Start of Block

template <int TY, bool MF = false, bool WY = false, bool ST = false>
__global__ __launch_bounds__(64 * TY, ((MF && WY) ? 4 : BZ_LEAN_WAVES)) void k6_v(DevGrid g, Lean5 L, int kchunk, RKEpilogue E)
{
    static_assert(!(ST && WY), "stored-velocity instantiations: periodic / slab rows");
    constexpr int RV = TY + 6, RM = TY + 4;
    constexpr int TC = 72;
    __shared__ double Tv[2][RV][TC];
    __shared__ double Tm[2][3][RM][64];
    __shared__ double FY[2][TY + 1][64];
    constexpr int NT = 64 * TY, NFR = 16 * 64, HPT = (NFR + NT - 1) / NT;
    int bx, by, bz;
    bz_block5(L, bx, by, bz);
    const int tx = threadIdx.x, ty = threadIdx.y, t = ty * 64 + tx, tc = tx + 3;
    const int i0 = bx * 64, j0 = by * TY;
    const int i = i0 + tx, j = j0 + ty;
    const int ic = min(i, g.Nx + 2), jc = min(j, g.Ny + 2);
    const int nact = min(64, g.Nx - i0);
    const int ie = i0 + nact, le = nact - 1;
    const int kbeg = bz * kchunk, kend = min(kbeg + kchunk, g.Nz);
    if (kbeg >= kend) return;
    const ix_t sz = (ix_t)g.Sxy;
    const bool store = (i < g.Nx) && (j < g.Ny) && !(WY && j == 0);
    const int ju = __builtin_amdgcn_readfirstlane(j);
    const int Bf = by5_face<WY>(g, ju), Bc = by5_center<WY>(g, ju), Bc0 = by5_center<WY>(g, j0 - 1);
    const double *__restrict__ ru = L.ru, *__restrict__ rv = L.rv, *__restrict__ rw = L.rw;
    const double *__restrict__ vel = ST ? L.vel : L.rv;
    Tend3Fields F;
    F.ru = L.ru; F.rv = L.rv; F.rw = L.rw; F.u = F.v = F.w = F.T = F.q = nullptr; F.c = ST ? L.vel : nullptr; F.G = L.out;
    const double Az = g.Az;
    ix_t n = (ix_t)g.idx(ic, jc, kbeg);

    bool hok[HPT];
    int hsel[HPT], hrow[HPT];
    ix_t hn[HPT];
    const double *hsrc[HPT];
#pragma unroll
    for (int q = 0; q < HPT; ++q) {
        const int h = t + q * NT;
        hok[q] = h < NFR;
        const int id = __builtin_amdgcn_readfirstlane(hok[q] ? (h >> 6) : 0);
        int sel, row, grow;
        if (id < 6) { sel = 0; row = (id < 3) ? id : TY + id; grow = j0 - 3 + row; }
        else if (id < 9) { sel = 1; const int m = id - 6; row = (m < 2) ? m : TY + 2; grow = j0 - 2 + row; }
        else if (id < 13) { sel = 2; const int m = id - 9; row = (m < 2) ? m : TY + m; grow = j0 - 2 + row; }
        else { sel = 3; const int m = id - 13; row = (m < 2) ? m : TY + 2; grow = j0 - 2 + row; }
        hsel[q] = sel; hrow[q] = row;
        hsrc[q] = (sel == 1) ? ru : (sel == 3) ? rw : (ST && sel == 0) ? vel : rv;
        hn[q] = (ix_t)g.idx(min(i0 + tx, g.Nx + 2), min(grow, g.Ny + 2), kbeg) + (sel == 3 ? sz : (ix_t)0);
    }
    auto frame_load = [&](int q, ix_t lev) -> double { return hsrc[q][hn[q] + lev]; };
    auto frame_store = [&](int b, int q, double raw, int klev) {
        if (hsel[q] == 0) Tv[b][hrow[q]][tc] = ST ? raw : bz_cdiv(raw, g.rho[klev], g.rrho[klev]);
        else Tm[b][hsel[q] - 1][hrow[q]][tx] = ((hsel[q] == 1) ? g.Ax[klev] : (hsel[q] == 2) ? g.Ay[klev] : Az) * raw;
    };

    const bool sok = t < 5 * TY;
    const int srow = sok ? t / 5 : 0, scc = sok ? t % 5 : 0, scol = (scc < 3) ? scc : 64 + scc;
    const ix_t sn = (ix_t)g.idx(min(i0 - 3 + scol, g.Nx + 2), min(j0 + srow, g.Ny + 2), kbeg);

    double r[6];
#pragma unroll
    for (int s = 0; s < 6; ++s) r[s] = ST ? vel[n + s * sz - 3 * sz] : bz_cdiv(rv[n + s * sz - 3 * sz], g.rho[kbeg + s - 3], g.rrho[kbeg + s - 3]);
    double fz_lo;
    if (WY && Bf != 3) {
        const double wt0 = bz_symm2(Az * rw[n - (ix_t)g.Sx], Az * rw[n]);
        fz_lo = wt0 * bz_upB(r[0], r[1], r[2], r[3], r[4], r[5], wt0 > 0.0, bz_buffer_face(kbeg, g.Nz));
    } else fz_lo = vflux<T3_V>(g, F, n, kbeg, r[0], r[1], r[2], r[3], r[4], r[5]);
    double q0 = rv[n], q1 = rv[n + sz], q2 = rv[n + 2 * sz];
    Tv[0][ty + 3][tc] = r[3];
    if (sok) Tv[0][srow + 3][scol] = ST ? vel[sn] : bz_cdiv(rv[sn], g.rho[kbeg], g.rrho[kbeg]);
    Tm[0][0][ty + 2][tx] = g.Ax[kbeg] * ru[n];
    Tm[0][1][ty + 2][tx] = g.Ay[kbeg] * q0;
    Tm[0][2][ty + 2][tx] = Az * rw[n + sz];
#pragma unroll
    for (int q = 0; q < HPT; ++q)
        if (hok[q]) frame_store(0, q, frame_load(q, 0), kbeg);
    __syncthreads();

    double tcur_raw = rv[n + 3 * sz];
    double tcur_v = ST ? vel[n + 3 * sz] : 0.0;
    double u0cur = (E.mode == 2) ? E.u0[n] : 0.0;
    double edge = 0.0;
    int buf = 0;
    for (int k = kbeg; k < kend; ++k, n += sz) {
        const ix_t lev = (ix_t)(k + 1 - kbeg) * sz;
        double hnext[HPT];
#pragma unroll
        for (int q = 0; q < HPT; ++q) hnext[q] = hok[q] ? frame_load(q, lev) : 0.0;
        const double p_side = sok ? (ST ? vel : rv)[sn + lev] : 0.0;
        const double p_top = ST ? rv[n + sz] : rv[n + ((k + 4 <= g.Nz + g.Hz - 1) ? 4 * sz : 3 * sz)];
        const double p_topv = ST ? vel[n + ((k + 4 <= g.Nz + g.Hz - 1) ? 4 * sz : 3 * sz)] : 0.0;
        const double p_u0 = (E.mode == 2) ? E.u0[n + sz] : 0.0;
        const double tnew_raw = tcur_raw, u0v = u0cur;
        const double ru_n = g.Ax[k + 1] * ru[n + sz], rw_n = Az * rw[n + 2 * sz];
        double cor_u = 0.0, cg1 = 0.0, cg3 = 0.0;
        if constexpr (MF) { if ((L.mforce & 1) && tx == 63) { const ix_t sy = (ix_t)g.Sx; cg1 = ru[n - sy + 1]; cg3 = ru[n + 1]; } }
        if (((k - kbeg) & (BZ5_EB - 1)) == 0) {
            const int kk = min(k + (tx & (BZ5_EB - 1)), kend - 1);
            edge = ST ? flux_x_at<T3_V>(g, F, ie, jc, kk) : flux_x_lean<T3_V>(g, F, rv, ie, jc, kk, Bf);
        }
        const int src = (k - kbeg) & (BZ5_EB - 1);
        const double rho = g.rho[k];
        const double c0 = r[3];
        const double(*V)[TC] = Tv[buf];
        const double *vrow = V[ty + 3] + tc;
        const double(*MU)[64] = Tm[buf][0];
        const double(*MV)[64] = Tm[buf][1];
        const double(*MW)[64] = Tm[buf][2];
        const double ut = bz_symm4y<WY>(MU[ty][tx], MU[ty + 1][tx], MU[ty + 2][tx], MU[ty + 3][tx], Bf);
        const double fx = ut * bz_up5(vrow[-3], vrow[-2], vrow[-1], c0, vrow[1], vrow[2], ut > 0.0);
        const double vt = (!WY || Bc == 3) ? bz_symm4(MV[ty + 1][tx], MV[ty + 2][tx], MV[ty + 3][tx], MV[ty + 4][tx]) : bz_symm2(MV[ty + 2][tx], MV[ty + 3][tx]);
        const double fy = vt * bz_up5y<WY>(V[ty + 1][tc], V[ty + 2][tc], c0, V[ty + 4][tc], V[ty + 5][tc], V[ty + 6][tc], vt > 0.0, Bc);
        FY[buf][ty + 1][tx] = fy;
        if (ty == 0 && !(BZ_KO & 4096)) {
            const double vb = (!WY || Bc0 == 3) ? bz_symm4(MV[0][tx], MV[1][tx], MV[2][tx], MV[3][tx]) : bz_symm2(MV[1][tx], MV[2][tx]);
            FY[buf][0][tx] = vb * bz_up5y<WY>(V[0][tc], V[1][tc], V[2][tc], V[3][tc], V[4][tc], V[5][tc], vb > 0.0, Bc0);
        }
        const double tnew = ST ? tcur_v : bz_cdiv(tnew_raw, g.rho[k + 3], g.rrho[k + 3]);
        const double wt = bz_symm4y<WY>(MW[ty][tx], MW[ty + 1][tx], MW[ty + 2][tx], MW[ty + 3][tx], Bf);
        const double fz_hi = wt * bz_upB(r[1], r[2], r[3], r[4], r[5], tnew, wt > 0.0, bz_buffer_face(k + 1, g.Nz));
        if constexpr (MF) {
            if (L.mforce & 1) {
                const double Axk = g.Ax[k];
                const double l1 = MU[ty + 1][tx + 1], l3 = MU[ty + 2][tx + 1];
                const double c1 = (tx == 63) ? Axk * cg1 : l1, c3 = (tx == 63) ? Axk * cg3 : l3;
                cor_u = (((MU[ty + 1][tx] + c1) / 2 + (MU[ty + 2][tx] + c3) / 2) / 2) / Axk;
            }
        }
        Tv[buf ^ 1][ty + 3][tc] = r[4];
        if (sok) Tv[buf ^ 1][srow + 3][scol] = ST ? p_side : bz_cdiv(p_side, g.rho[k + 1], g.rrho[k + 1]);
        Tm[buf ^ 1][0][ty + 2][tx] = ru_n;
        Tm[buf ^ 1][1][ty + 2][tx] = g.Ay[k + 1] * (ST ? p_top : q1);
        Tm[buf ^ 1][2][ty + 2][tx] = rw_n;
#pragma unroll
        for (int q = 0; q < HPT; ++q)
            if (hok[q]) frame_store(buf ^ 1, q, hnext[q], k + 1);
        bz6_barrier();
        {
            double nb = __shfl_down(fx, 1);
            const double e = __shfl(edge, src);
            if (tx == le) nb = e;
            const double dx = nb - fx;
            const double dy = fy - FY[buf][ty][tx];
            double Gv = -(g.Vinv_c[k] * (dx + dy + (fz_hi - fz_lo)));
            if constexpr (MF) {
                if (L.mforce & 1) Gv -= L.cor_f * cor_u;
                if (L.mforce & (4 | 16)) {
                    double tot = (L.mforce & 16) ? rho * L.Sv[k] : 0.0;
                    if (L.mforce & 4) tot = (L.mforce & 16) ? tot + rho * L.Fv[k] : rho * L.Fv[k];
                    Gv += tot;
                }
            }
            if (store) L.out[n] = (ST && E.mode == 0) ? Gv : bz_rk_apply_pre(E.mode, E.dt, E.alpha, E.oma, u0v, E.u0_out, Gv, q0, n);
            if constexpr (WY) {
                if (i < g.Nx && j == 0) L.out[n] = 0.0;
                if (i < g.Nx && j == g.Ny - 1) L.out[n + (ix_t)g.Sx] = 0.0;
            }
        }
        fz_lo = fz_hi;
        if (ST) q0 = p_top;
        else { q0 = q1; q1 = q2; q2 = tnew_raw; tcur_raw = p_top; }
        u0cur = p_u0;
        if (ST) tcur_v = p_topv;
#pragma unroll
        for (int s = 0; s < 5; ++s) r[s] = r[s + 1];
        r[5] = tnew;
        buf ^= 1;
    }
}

End of Block
Start of Block

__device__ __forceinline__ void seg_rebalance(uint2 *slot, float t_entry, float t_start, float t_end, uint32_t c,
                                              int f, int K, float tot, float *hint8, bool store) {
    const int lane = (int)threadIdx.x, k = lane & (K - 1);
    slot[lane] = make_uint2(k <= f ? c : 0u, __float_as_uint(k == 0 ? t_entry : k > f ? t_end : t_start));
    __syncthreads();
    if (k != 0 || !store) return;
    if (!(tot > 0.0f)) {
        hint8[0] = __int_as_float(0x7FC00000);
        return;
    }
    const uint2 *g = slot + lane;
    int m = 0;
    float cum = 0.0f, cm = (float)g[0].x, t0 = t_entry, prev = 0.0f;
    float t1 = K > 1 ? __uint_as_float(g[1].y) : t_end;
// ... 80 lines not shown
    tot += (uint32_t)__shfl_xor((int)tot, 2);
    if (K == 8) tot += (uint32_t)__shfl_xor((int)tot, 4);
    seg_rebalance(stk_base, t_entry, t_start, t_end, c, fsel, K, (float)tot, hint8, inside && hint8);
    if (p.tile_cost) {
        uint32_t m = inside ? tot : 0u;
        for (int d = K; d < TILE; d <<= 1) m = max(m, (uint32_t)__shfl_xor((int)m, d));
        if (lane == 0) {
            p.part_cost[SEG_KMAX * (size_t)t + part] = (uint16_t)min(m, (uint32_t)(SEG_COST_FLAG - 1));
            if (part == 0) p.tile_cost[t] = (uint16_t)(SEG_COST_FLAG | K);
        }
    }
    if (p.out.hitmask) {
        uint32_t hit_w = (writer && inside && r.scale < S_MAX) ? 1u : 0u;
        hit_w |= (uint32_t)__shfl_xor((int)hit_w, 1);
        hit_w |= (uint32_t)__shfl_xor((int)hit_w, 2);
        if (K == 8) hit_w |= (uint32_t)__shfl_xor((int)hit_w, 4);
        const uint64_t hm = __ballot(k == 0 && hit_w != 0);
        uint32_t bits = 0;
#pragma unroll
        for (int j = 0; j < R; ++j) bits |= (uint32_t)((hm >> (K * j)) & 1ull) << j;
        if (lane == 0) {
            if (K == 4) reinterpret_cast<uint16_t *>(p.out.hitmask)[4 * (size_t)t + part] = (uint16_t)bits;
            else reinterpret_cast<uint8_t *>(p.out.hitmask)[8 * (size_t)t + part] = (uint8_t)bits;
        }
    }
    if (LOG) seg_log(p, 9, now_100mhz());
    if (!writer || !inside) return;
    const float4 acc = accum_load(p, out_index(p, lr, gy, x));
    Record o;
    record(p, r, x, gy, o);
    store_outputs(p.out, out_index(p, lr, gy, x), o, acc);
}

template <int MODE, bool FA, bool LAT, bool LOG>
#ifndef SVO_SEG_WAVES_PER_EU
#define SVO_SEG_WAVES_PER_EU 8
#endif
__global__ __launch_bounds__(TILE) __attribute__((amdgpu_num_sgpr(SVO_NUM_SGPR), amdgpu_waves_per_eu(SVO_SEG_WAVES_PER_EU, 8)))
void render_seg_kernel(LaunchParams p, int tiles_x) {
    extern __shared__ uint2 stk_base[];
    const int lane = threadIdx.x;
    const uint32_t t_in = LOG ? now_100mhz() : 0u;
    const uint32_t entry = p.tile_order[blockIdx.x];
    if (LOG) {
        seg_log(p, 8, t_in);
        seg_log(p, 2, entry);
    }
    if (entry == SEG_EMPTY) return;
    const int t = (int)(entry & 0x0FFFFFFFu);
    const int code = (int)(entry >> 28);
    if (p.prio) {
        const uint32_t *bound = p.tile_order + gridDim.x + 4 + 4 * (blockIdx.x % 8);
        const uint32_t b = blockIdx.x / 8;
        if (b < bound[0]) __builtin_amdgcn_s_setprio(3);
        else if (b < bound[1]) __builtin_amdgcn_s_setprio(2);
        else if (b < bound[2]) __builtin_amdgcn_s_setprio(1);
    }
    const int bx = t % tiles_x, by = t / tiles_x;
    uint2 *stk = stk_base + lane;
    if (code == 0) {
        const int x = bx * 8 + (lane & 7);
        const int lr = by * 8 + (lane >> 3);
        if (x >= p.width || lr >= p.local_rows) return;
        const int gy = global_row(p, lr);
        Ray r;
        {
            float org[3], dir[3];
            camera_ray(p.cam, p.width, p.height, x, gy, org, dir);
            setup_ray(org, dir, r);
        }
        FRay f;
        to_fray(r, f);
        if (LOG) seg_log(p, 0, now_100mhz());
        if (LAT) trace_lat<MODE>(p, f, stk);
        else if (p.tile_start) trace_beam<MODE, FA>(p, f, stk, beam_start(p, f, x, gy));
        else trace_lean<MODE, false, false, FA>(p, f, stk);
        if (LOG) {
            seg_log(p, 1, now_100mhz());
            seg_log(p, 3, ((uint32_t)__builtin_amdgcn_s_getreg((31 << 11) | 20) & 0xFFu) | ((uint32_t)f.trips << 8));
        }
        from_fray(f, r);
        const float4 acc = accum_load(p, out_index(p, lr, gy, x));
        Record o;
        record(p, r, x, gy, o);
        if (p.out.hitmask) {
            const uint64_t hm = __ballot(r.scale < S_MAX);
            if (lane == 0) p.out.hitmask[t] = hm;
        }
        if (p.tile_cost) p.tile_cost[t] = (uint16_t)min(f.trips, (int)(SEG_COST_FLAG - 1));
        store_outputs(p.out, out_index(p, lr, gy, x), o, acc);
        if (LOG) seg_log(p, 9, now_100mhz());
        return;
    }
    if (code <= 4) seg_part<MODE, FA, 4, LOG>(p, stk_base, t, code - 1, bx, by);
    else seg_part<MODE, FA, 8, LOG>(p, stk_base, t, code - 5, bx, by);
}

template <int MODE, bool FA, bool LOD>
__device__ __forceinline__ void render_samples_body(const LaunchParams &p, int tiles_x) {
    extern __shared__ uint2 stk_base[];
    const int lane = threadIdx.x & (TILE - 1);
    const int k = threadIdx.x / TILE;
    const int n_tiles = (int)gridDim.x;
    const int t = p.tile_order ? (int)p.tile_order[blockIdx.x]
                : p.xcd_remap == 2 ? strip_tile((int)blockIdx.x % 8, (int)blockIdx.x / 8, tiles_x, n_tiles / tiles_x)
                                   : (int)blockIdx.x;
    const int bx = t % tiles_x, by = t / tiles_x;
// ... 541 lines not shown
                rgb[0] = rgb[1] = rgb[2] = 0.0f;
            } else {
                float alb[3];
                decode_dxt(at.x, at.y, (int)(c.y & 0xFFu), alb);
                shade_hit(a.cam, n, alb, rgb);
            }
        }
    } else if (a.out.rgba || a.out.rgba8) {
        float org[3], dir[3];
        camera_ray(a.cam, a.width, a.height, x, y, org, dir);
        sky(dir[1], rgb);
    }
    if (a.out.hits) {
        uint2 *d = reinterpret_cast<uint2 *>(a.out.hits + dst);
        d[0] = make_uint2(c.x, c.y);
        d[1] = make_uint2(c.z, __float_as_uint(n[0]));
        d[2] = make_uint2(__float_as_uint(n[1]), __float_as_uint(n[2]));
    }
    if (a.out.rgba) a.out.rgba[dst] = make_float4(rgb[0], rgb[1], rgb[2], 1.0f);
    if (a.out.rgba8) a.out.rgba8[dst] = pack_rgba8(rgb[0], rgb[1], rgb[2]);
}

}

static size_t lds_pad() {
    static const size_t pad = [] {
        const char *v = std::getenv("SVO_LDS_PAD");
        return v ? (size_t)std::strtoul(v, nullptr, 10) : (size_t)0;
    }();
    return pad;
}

End of Block
Start of Block

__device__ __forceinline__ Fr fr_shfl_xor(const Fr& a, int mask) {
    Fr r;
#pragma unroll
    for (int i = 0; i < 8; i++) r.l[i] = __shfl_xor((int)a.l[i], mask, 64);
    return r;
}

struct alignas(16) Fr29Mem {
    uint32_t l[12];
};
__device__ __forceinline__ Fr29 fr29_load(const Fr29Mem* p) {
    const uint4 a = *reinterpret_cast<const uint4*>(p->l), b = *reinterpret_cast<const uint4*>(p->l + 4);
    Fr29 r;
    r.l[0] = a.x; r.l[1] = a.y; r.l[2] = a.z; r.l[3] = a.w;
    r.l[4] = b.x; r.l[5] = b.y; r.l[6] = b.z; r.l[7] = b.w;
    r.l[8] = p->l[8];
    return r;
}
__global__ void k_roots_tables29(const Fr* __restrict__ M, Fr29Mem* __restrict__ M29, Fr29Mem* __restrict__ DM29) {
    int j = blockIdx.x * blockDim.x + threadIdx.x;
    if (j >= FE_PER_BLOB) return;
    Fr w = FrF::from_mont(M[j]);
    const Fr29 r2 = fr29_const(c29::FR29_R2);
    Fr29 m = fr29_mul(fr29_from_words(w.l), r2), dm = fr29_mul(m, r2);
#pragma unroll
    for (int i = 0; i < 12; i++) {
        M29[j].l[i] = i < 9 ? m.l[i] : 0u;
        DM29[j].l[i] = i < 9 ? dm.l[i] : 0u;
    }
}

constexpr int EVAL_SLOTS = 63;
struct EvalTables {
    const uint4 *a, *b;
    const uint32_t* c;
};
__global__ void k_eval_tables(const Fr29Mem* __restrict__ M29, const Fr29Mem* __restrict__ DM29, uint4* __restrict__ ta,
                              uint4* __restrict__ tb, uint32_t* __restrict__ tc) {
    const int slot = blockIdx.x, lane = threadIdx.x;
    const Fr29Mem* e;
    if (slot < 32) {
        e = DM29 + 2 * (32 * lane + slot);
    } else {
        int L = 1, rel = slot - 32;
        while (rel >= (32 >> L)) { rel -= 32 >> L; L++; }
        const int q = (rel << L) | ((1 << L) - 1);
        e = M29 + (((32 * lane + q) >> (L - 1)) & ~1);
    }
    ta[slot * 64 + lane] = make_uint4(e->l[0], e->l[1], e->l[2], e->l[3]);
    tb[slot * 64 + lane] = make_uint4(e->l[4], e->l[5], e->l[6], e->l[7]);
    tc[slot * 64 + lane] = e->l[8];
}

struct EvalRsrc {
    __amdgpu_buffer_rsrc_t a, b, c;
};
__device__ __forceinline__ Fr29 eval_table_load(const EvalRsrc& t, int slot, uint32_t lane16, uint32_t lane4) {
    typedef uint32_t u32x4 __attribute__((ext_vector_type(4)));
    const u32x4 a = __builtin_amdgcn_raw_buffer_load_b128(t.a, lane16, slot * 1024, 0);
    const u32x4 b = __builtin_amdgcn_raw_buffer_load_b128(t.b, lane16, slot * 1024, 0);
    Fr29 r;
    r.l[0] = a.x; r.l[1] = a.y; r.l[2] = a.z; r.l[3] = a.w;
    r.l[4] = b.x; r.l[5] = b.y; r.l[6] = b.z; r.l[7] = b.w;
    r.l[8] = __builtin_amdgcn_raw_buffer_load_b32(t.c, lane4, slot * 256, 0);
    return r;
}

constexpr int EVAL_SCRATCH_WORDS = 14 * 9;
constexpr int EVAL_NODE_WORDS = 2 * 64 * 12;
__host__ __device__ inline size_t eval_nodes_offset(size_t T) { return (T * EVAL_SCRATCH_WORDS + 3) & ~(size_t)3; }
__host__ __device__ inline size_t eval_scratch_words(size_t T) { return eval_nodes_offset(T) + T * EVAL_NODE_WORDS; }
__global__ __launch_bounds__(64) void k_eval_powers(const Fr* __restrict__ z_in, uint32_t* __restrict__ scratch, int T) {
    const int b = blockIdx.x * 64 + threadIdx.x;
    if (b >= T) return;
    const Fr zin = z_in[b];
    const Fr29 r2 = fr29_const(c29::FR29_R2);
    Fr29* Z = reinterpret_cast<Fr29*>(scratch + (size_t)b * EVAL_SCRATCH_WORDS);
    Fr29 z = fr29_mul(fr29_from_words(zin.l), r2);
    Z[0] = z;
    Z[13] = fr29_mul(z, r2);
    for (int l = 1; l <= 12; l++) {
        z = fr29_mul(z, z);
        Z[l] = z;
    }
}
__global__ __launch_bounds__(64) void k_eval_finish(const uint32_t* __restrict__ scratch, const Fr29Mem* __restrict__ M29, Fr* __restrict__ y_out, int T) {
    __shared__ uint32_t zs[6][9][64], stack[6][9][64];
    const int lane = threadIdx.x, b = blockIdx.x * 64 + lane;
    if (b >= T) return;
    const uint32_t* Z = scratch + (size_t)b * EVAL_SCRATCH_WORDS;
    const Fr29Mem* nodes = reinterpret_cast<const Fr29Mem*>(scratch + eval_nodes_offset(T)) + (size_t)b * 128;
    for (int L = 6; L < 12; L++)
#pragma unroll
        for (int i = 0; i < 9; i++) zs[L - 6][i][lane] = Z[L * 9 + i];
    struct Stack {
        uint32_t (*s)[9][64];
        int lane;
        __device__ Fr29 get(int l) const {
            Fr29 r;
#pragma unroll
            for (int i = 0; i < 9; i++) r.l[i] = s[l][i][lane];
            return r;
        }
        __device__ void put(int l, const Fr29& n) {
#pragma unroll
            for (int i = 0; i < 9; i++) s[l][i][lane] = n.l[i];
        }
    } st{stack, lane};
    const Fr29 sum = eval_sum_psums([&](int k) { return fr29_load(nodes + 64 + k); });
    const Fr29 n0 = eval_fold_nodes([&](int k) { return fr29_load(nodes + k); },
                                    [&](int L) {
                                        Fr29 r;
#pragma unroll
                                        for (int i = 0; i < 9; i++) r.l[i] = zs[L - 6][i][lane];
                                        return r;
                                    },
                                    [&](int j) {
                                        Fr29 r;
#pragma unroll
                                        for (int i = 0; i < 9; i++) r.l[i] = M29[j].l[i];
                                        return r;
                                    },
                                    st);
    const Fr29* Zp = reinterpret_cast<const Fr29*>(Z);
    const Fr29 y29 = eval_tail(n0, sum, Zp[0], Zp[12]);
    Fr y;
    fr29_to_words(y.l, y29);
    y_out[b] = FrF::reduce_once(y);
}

End of Block

All that belongs in your answer is the stretch of entries above from the line with "template <int TY, bool" through the line with "FY[2][TY + 1][64];", printed exactly.

template <int TY, bool MF = false, bool WY = false, bool ST = false>
__global__ __launch_bounds__(64 * TY, ((MF && WY) ? 4 : BZ_LEAN_WAVES)) void k6_v(DevGrid g, Lean5 L, int kchunk, RKEpilogue E)
{
    static_assert(!(ST && WY), "stored-velocity instantiations: periodic / slab rows");
    constexpr int RV = TY + 6, RM = TY + 4;
    constexpr int TC = 72;
    __shared__ double Tv[2][RV][TC];
    __shared__ double Tm[2][3][RM][64];
    __shared__ double FY[2][TY + 1][64];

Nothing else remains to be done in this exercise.